Good morning, everyone. My name is Peter Sinclair. I'm the senior director for corporate social responsibility for Barrick Gold. Just to give you a little bit about my background, I've spent the last 20 years working with communities in the developing world, most recently with the mining industry, but prior to that I worked for 15 years for international development and humanitarian aid NGOs.
I lived and worked in Africa for over seven years, in Rwanda, Ghana, Swaziland, and the Congo, and I've worked as a consultant with the World Bank, European Union, and NGOs such as World Vision.
Let me just start by reiterating that we agree with the objectives in the bill. No one would argue that Canadian companies should not apply the highest CSR standards, wherever they operate. However, we do not believe this bill will achieve that goal. It also has the potential to seriously harm the Canadian mining industry and the countries in which we invest.
As Mac indicated, I'd like to focus on just one practical problem with the bill: the guidelines the minister would use to assess the culpability of Canadian companies.
As you know, the intent is for the guidelines to be drafted within 12 months after the bill has been passed. The guidelines would incorporate publications by the IFC's voluntary principles on security and human rights, as well as unspecified international human rights standards.
At a previous hearing, we heard from Professor Janda, who clearly told the committee that these guidelines do not lend themselves easily to direct and literal incorporation into the bill. He believes, though, that this is just a drafting issue that can simply be worked through. However, anyone with a detailed knowledge of and experience with implementing the guidelines will know that it will require much more than artful drafting to transform the guidelines into hard and fast rules for the industry.
To use the analogy from a previous submission, from a legal perspective the difference between these publications and legally binding instruments is the same as that between a manual on safe driving and the Highway Traffic Act. The guidelines were designed for a particular purpose, to offer guidance to banks and companies to enhance their performance in the area of CSR. For this purpose, the guidelines are well suited, but they lack the clarity that legislation demands and cannot be shoehorned to further the legislative purposes of this bill. The proposed process fails to recognize that successful CSR policies and programs are context-specific and responsive to local conditions and priorities. This bill proposes a one-size-fits-all model that would have companies apply one set of rules in a thousand different situations.
Let me give you a practical example to help illustrate this. Community engagement is a key part of what we do as a mining company. There's an IFC guideline on community engagement that states, “The nature and frequency of community engagement will reflect the project's risk and adverse impacts on affected communities.”

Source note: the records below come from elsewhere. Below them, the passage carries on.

template <int DT, bool UPS, int CIN, int EP>
__global__ void __launch_bounds__(kThreads, 2)
k_conv_tail(const TailArgs ain) {
    constexpr bool TAIL = EP == EP_TAIL;
    static_assert(CIN % 64 == 0 && (TAIL ? CIN == 128 : true), "64-channel steps; the fused tail is the 128-channel head.2");
    constexpr int NQ = CIN / 64;
    TailArgs a = ain;
    if (blockIdx.y == 1) {
        a.Wc = ain.Wc2; a.W4 = ain.W42; a.bias = ain.bias2; a.b4 = ain.b42;
        a.X = ain.X + (size_t)ain.B * ain.IH * ain.IW * CIN;
        if (TAIL) {
            a.pts = ain.pts + (size_t)ain.B * ain.H * ain.W * 3;
            a.conf = ain.conf + (size_t)ain.B * ain.H * ain.W;
        } else {
            a.Y = ain.Y + (size_t)ain.B * ain.H * ain.W * ain.cout;
            if (EP == EP_ADD) a.R = ain.R + (size_t)ain.B * ain.H * ain.W * ain.cout;
        }
    }
    if (!TAIL) {
        const int z = blockIdx.z;
        a.Wc += (size_t)z * 128 * 9 * CIN;
        if (a.bias) a.bias += z * 128;
        a.Y += z * 128;
        if (EP == EP_ADD) a.R += z * 128;
    }
    const auto y_rsrc = stream_rsrc(a.Y);
    extern __shared__ __attribute__((aligned(16))) unsigned char lds[];
    unsigned char *halo = lds, *wst = lds + kHaloBytes, *patch = lds + kHaloBytes + 2 * kWStage;
    const int tid = threadIdx.x, lane = tid & 63, wave = tid >> 6;
    const int wp = wave >> 1, wc = wave & 1;
    const int tiles_x = (a.W + TW - 1) / TW, tiles_y = a.H / TH;
    const int nwg = tiles_x * tiles_y * a.B;
    const int bid = xcd_remap(blockIdx.x, nwg);
    const int b = bid / (tiles_x * tiles_y), trem = bid - b * tiles_x * tiles_y;
    const int ty = trem / tiles_x, tx = trem - ty * tiles_x;
    const int oy0 = ty * TH, ox0 = tx * TW;
    const bf16_t *img = a.X + (size_t)b * a.IH * a.IW * CIN;

    const auto w_rsrc = stream_rsrc(a.Wc);
    const int wave_u = __builtin_amdgcn_readfirstlane(wave);
    unsigned char *const lds_wave = lds + wave_u * 1024;
    unsigned w_lane[2];
#pragma unroll
    for (int i = 0; i < 2; ++i) {
        const int slot = i * kThreads + tid;
        const int row = slot >> 3, cp = slot & 7;
        w_lane[i] = (unsigned)row * (9 * CIN * 2) + ((cp ^ ((row >> 1) & 7)) << 4);
    }
    auto stage_w = [&](int tap, int half, int buf) {
#pragma unroll
        for (int i = 0; i < 2; ++i)
            blds16(w_rsrc, w_lane[i], (unsigned)(tap * CIN + half * 64) * 2u,
                   lds_wave + kHaloBytes + buf * kWStage + i * (kThreads * 16));
    };
    const float sy = UPS && a.H > 1 ? (float)(a.IH - 1) / (float)(a.H - 1) : 0.f;
    const float sx = UPS && a.W > 1 ? (float)(a.IW - 1) / (float)(a.W - 1) : 0.f;
    const int py0 = (int)((float)max(oy0 - 1, 0) * sy), px0 = (int)((float)max(ox0 - 1, 0) * sx);
    constexpr int kPatchIss = (PH * PW * 8 + 63) / 64, kPatchPerWave = (kPatchIss + 7) / 8;
    const auto x_rsrc = stream_rsrc(img);
    unsigned p_lane[UPS ? kPatchPerWave : 1];
    if (UPS) {
#pragma unroll
        for (int j = 0; j < kPatchPerWave; ++j) {
            int slot = (wave + 8 * j) * 64 + lane;
            slot = slot < PH * PW * 8 ? slot : PH * PW * 8 - 1;
            const int pp = slot >> 3, c = slot & 7;
            const int y = min(py0 + pp / PW, a.IH - 1), x = min(px0 + pp % PW, a.IW - 1);
            p_lane[j] = (unsigned)((y * a.IW + x) * CIN + c * 8) * 2u;
        }
    }
    auto stage_patch = [&](int half) {
#pragma unroll
        for (int j = 0; j < kPatchPerWave; ++j)
            if (wave_u + 8 * j < kPatchIss)
                blds16(x_rsrc, p_lane[j], (unsigned)half * 128u, lds_wave + kHaloBytes + 2 * kWStage + j * 8192);
    };
    auto stage_halo_direct = [&](int half) {
        for (int wi = wave; wi < (kHaloPix * 8 + 63) / 64; wi += kThreads / 64) {
            int slot = wi * 64 + lane;
            const bool live = slot < kHaloPix * 8;
            slot = live ? slot : kHaloPix * 8 - 1;
            const int pix = slot >> 3, cp = slot & 7;
            const int hy = pix / HW, hx = pix - hy * HW;
            const int iy = oy0 + hy - 1, ix = ox0 + hx - 1;
            const int c = half * 8 + (cp ^ ((hx >> 1) & 7));
            const bool in = iy >= 0 && iy < a.H && ix >= 0 && ix < a.W;
            const void *src = in ? (const void *)(img + ((size_t)iy * a.IW + ix) * CIN + c * 8) : (const void *)a.zero16;
            if (wi * 64 + 64 <= kHaloPix * 8) glds16(src, halo + wi * 1024);
            else if (live) *reinterpret_cast<uint4 *>(halo + (size_t)slot * 16) = *reinterpret_cast<const uint4 *>(src);
        }
    };
    auto blend_halo = [&]() {
        for (int slot = tid; slot < kHaloPix * 8; slot += kThreads) {
            const int pix = slot >> 3, cp = slot & 7;
            const int hy = pix / HW, hx = pix - hy * HW;
            const int iy = oy0 + hy - 1, ix = ox0 + hx - 1;
            const int c = cp ^ ((hx >> 1) & 7);
            uint4 o = make_uint4(0u, 0u, 0u, 0u);
            if (iy >= 0 && iy < a.H && ix >= 0 && ix < a.W) {
                const float fy = iy * sy, fx = ix * sx;
                int y0 = (int)fy, x0 = (int)fx;
                y0 = min(y0, a.IH - 1); x0 = min(x0, a.IW - 1);
                const int y1 = min(y0 + 1, a.IH - 1), x1 = min(x0 + 1, a.IW - 1);
                const float wy = fy - (float)y0, wx = fx - (float)x0;
                const unsigned char *p = patch + c * 16;
                union U { uint4 q; unsigned w[4]; } q00, q01, q10, q11, r;
                q00.q = *reinterpret_cast<const uint4 *>(p + ((y0 - py0) * PW + (x0 - px0)) * 128);
                q01.q = *reinterpret_cast<const uint4 *>(p + ((y0 - py0) * PW + (x1 - px0)) * 128);
                q10.q = *reinterpret_cast<const uint4 *>(p + ((y1 - py0) * PW + (x0 - px0)) * 128);
                q11.q = *reinterpret_cast<const uint4 *>(p + ((y1 - py0) * PW + (x1 - px0)) * 128);
#pragma unroll
                for (int k = 0; k < 4; ++k) {
                    const float tl = lo16<DT>(q00.w[k]) * (1.f - wx) + lo16<DT>(q01.w[k]) * wx;
                    const float bl = lo16<DT>(q10.w[k]) * (1.f - wx) + lo16<DT>(q11.w[k]) * wx;
                    const float th = hi16<DT>(q00.w[k]) * (1.f - wx) + hi16<DT>(q01.w[k]) * wx;
                    const float bh = hi16<DT>(q10.w[k]) * (1.f - wx) + hi16<DT>(q11.w[k]) * wx;
                    r.w[k] = pack16<DT>(tl * (1.f - wy) + bl * wy, th * (1.f - wy) + bh * wy);
                }
                o = r.q;
            }
            *reinterpret_cast<uint4 *>(halo + (size_t)slot * 16) = o;
        }
    };

    f32x4 acc[8][4];
#pragma unroll
    for (int i = 0; i < 8; ++i)
#pragma unroll
        for (int j = 0; j < 4; ++j) acc[i][j] = f32x4{0.f, 0.f, 0.f, 0.f};
    const int frow = lane & 15, fch = lane >> 4;
    int w_off[4];
#pragma unroll
    for (int j = 0; j < 4; ++j) {
        const int r = wc * 64 + j * 16 + frow;
        w_off[j] = r * 128 + ((fch ^ ((r >> 1) & 7)) << 4);
    }

    const int group = wave >> 2;
    bf16x8 af[8], wf[4];
    const int pix_of_row = (int)((0x3D9F2A40E6C851B7ULL >> (4 * frow)) & 15);
    auto col_offset = [&](int hx) { return hx * 128 + ((fch ^ ((hx >> 1) & 7)) << 4); };
    auto read_frags = [&](int g, int tap, int ks) {
        const int ky = tap / 3, kx = tap - ky * 3;
        const unsigned char *wsrc = wst + (g & 1) * kWStage;
        const int flip = ks << 6;
        const int c0 = col_offset(pix_of_row + kx) ^ flip;
        const int c1 = col_offset(16 + pix_of_row + kx) ^ flip;
        const unsigned char *rowp = halo + (wp * 4 + ky) * (HW * 128);
#pragma unroll
        for (int j = 0; j < 4; ++j) wf[j] = *reinterpret_cast<const bf16x8 *>(wsrc + (w_off[j] ^ flip));
#pragma unroll
        for (int i = 0; i < 8; ++i)
            af[i] = *reinterpret_cast<const bf16x8 *>(rowp + (i >> 1) * (HW * 128) + ((i & 1) ? c1 : c0));
        if (!TAIL && a.relu_in) {
#pragma unroll
            for (int i = 0; i < 8; ++i) af[i] = relu_frag(af[i]);
        }
    };
    auto mfma_all = [&]() {
        __builtin_amdgcn_s_setprio(1);
#pragma unroll
        for (int i = 0; i < 8; ++i)
#pragma unroll
            for (int j = 0; j < 4; ++j) acc[i][j] = mfma16<DT>(wf[j], af[i], acc[i][j]);
        __builtin_amdgcn_s_setprio(0);
    };
    auto phase_end = [&]() {
        __builtin_amdgcn_sched_barrier(0);
        __builtin_amdgcn_s_barrier();
        __builtin_amdgcn_sched_barrier(0);
    };
    auto phase_end_wait = [&]() {
        __builtin_amdgcn_sched_barrier(0);
        asm volatile("s_waitcnt vmcnt(0)" ::: "memory");
        __builtin_amdgcn_s_barrier();
        __builtin_amdgcn_sched_barrier(0);
    };
    auto prefetch_w = [&](int g) { if (g + 1 < 9 * NQ) stage_w((g + 1) % 9, (g + 1) / 9, (g + 1) & 1); };
    auto run_half = [&](int half) {
        if (group == 0) {
#pragma unroll 1
            for (int tap = 0; tap < 9; ++tap) {
                const int g = half * 9 + tap;
                read_frags(g, tap, 0);
                prefetch_w(g);
                asm volatile("s_waitcnt lgkmcnt(0)" ::: "memory");
                phase_end();
                mfma_all();
                phase_end();
                read_frags(g, tap, 1);
                asm volatile("s_waitcnt lgkmcnt(0)" ::: "memory");
                phase_end();
                mfma_all();
                phase_end_wait();
            }
            phase_end();
        } else {
#pragma unroll 1
            for (int tap = 0; tap < 9; ++tap) {
                const int g = half * 9 + tap;
                if (tap > 0) mfma_all();
                phase_end();
                read_frags(g, tap, 0);
                prefetch_w(g);
                asm volatile("s_waitcnt lgkmcnt(0)" ::: "memory");
                phase_end();
                mfma_all();
                phase_end();
                read_frags(g, tap, 1);
                asm volatile("s_waitcnt lgkmcnt(0)" ::: "memory");
                phase_end_wait();
            }
            mfma_all();
            phase_end();
        }
    };

    stage_w(0, 0, 0);
    if (UPS) stage_patch(0); else stage_halo_direct(0);
    asm volatile("s_waitcnt vmcnt(0)" ::: "memory");
    lds_barrier();
#pragma unroll 1
    for (int q = 0; q < NQ; ++q) {
        if (UPS) {
            blend_halo();
            lds_barrier();
            if (q + 1 < NQ) stage_patch(q + 1);
        } else if (q > 0) {
            stage_halo_direct(q);
            asm volatile("s_waitcnt vmcnt(0)" ::: "memory");
            lds_barrier();
        }
        run_half(q);
    }

    if constexpr (EP == EP_ADD) {
        const int r = lane & 15, gq = lane >> 4;
        constexpr int RS = 272;
        unsigned char *wl = halo + wave * (32 * RS);
        float4 bj[4];
#pragma unroll
        for (int j = 0; j < 4; ++j)
            bj[j] = a.bias ? *reinterpret_cast<const float4 *>(a.bias + wc * 64 + j * 16 + gq * 4) : make_float4(0.f, 0.f, 0.f, 0.f);
        auto pix = [&](int pass, int rl, int &oy, int &ox) {
            const int i = pass * 2 + (rl >> 4);
            oy = oy0 + wp * 4 + (i >> 1);
            ox = ox0 + (i & 1) * 16 + (int)((0x3D9F2A40E6C851B7ULL >> (4 * (rl & 15))) & 15);
        };
        uint4 q[2][4];
        auto load_resid = [&](int pass, uint4 (&dst)[4]) {
#pragma unroll
            for (int it = 0; it < 4; ++it) {
                const int c = it * 64 + lane, rl = c >> 3, ch = c & 7;
                int oy, ox;
                pix(pass, rl, oy, ox);
                ox = ox < a.W ? ox : a.W - 1;
                dst[it] = *reinterpret_cast<const uint4 *>(a.R + (((size_t)b * a.H + oy) * a.W + ox) * a.cout + wc * 64 + ch * 8);
            }
        };
        load_resid(0, q[0]);
#pragma unroll
        for (int pass = 0; pass < 4; ++pass) {
            if (pass + 1 < 4) load_resid(pass + 1, q[(pass + 1) & 1]);
#pragma unroll
            for (int ii = 0; ii < 2; ++ii)
#pragma unroll
                for (int j = 0; j < 4; ++j) {
                    const f32x4 v = acc[pass * 2 + ii][j];
                    *reinterpret_cast<float4 *>(wl + (ii * 16 + r) * RS + ((j * 4 + gq) << 4)) =
                        make_float4(v[0] + bj[j].x, v[1] + bj[j].y, v[2] + bj[j].z, v[3] + bj[j].w);
                }
            asm volatile("s_waitcnt lgkmcnt(0)" ::: "memory");
#pragma unroll
            for (int it = 0; it < 4; ++it) {
                const int c = it * 64 + lane, rl = c >> 3, ch = c & 7;
                const float4 f0 = *reinterpret_cast<const float4 *>(wl + rl * RS + ch * 32);
                const float4 f1 = *reinterpret_cast<const float4 *>(wl + rl * RS + ch * 32 + 16);
                const uint4 u = q[pass & 1][it];
                uint4 o;
                o.x = pack16<DT>(f0.x + lo16<DT>(u.x), f0.y + hi16<DT>(u.x));
                o.y = pack16<DT>(f0.z + lo16<DT>(u.y), f0.w + hi16<DT>(u.y));
                o.z = pack16<DT>(f1.x + lo16<DT>(u.z), f1.y + hi16<DT>(u.z));
                o.w = pack16<DT>(f1.z + lo16<DT>(u.w), f1.w + hi16<DT>(u.w));
                int oy, ox;
                pix(pass, rl, oy, ox);
                if (ox < a.W)
                    store16_out<2>(a.wt != 0, y_rsrc, a.Y, (unsigned)((b * a.H + oy) * a.W + ox) * (unsigned)a.cout + wc * 64 + ch * 8,
                                   (((size_t)b * a.H + oy) * a.W + ox) * a.cout + wc * 64 + ch * 8, o);
            }
            asm volatile("" ::: "memory");
        }
    } else if constexpr (!TAIL) {
        const int r = lane & 15, gq = lane >> 4;
        unsigned char *wl = halo + wave * 8192;
        float4 bj[4];
#pragma unroll
        for (int j = 0; j < 4; ++j)
            bj[j] = a.bias ? *reinterpret_cast<const float4 *>(a.bias + wc * 64 + j * 16 + gq * 4) : make_float4(0.f, 0.f, 0.f, 0.f);
#pragma unroll
        for (int pass = 0; pass < 2; ++pass) {
#pragma unroll
            for (int ii = 0; ii < 4; ++ii)
#pragma unroll
                for (int j = 0; j < 4; ++j) {
                    f32x4 v = acc[pass * 4 + ii][j];
                    v[0] += bj[j].x; v[1] += bj[j].y; v[2] += bj[j].z; v[3] += bj[j].w;
                    if (EP == EP_RELU) {
#pragma unroll
                        for (int e = 0; e < 4; ++e) v[e] = v[e] > 0.f ? v[e] : 0.f;
                    }
                    uint2 pk;
                    pk.x = pack16<DT>(v[0], v[1]); pk.y = pack16<DT>(v[2], v[3]);
                    *reinterpret_cast<uint2 *>(wl + (ii * 16 + r) * 128 + (((j * 2 + (gq >> 1)) ^ ((r >> 1) & 7)) << 4) + (((gq ^ r) & 1) << 3)) = pk;
                }
            asm volatile("s_waitcnt lgkmcnt(0)" ::: "memory");
#pragma unroll
            for (int it = 0; it < 8; ++it) {
                const int c = it * 64 + lane, rl = c >> 3, ch = c & 7;
                uint4 v = *reinterpret_cast<const uint4 *>(wl + rl * 128 + ((ch ^ ((rl >> 1) & 7)) << 4));
                if (rl & 1) v = uint4{v.z, v.w, v.x, v.y};
                const int i = pass * 4 + (rl >> 4);
                const int oy = oy0 + wp * 4 + (i >> 1);
                const int ox = ox0 + (i & 1) * 16 + (int)((0x3D9F2A40E6C851B7ULL >> (4 * (rl & 15))) & 15);
                if (ox < a.W)
                    store16_out<2>(a.wt != 0, y_rsrc, a.Y, (unsigned)((b * a.H + oy) * a.W + ox) * (unsigned)a.cout + wc * 64 + ch * 8,
                                   (((size_t)b * a.H + oy) * a.W + ox) * a.cout + wc * 64 + ch * 8, v);
            }
            asm volatile("" ::: "memory");
        }
    } else {
        const int r = lane & 15, gq = lane >> 4;
        float part[8][4];
    #pragma unroll
        for (int i = 0; i < 8; ++i)
    #pragma unroll
            for (int o = 0; o < 4; ++o) part[i][o] = 0.f;
    #pragma unroll
        for (int j = 0; j < 4; ++j) {
            const int n = wc * 64 + j * 16 + gq * 4;
            const float4 bq = a.bias ? *reinterpret_cast<const float4 *>(a.bias + n) : make_float4(0.f, 0.f, 0.f, 0.f);
            float w4[4][4];
    #pragma unroll
            for (int o = 0; o < 4; ++o) {
                const uint2 q = *reinterpret_cast<const uint2 *>(a.W4 + (size_t)o * 128 + n);
                w4[o][0] = lo16<DT>(q.x); w4[o][1] = hi16<DT>(q.x); w4[o][2] = lo16<DT>(q.y); w4[o][3] = hi16<DT>(q.y);
            }
    #pragma unroll
            for (int i = 0; i < 8; ++i) {
                const f32x4 v = acc[i][j];
                const float h[4] = {fmaxf(v[0] + bq.x, 0.f), fmaxf(v[1] + bq.y, 0.f), fmaxf(v[2] + bq.z, 0.f), fmaxf(v[3] + bq.w, 0.f)};
    #pragma unroll
                for (int o = 0; o < 4; ++o)
                    part[i][o] += (h[0] * w4[o][0] + h[1] * w4[o][1]) + (h[2] * w4[o][2] + h[3] * w4[o][3]);
            }
        }
    #pragma unroll
        for (int i = 0; i < 8; ++i)
    #pragma unroll
            for (int o = 0; o < 4; ++o) {
                float v = part[i][o];
                v += __shfl_xor(v, 16, 64);
                v += __shfl_xor(v, 32, 64);
                part[i][o] = v;
            }
        float *red = reinterpret_cast<float *>(wst);
        if (gq == 0) {
    #pragma unroll
            for (int i = 0; i < 8; ++i)
                *reinterpret_cast<float4 *>(red + (((wp * 2 + wc) * 8 + i) * 16 + r) * 4) = make_float4(part[i][0], part[i][1], part[i][2], part[i][3]);
        }
        __syncthreads();
        {
            const int i = 4 * wc + gq;
            const float4 p0 = *reinterpret_cast<const float4 *>(red + (((wp * 2 + 0) * 8 + i) * 16 + r) * 4);
            const float4 p1 = *reinterpret_cast<const float4 *>(red + (((wp * 2 + 1) * 8 + i) * 16 + r) * 4);
            const int oy = oy0 + wp * 4 + (i >> 1), ox = ox0 + (i & 1) * 16 + pix_of_row;
            if (ox < a.W) {
                const float x = p0.x + p1.x + a.b4[0], y = p0.y + p1.y + a.b4[1];
                const float z = p0.z + p1.z + a.b4[2], c = p0.w + p1.w + a.b4[3];
                const float d = sqrtf(x * x + y * y + z * z);
                const float sc = expm1f(d) / fmaxf(d, 1e-8f);
                const size_t m = ((size_t)b * a.H + oy) * a.W + ox;
                a.pts[3 * m + 0] = x * sc; a.pts[3 * m + 1] = y * sc; a.pts[3 * m + 2] = z * sc;
                a.conf[m] = 1.0f + expf(c);
            }
        }
    }
}

}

A mining company does not engage with a community without taking on board its unique cultural, political, and social characteristics. This is a general principle of engagement and a critical part of best practice. No mining company today would argue against a well-tailored community engagement program, or they do so at their peril. However—and this is the key—while the principle of engagement is universal, the specifics are as varied as the communities in which we operate. To make a determination as to what is sufficient and appropriate requires a detailed understanding of the project and the local dynamics and a high degree of expertise in community engagement. This is not the type of determination that can be made by a minister's office.
Given how hard it would be to determine consistency with the guidelines, and without a fair, transparent, and well-resourced investigative process, even the most socially responsible companies could be exposed to unfair determinations. The consequence is clearly unintended but nevertheless real. Due to the additional risk posed by the bill, responsible companies may be deterred from investing in developing countries. This outcome would deprive developing countries of much-needed foreign investments and jobs.
Thanks very much for your attention. I'll now turn back to Mac, who will address the negative impacts this bill will have on any future financing for exploration and development projects.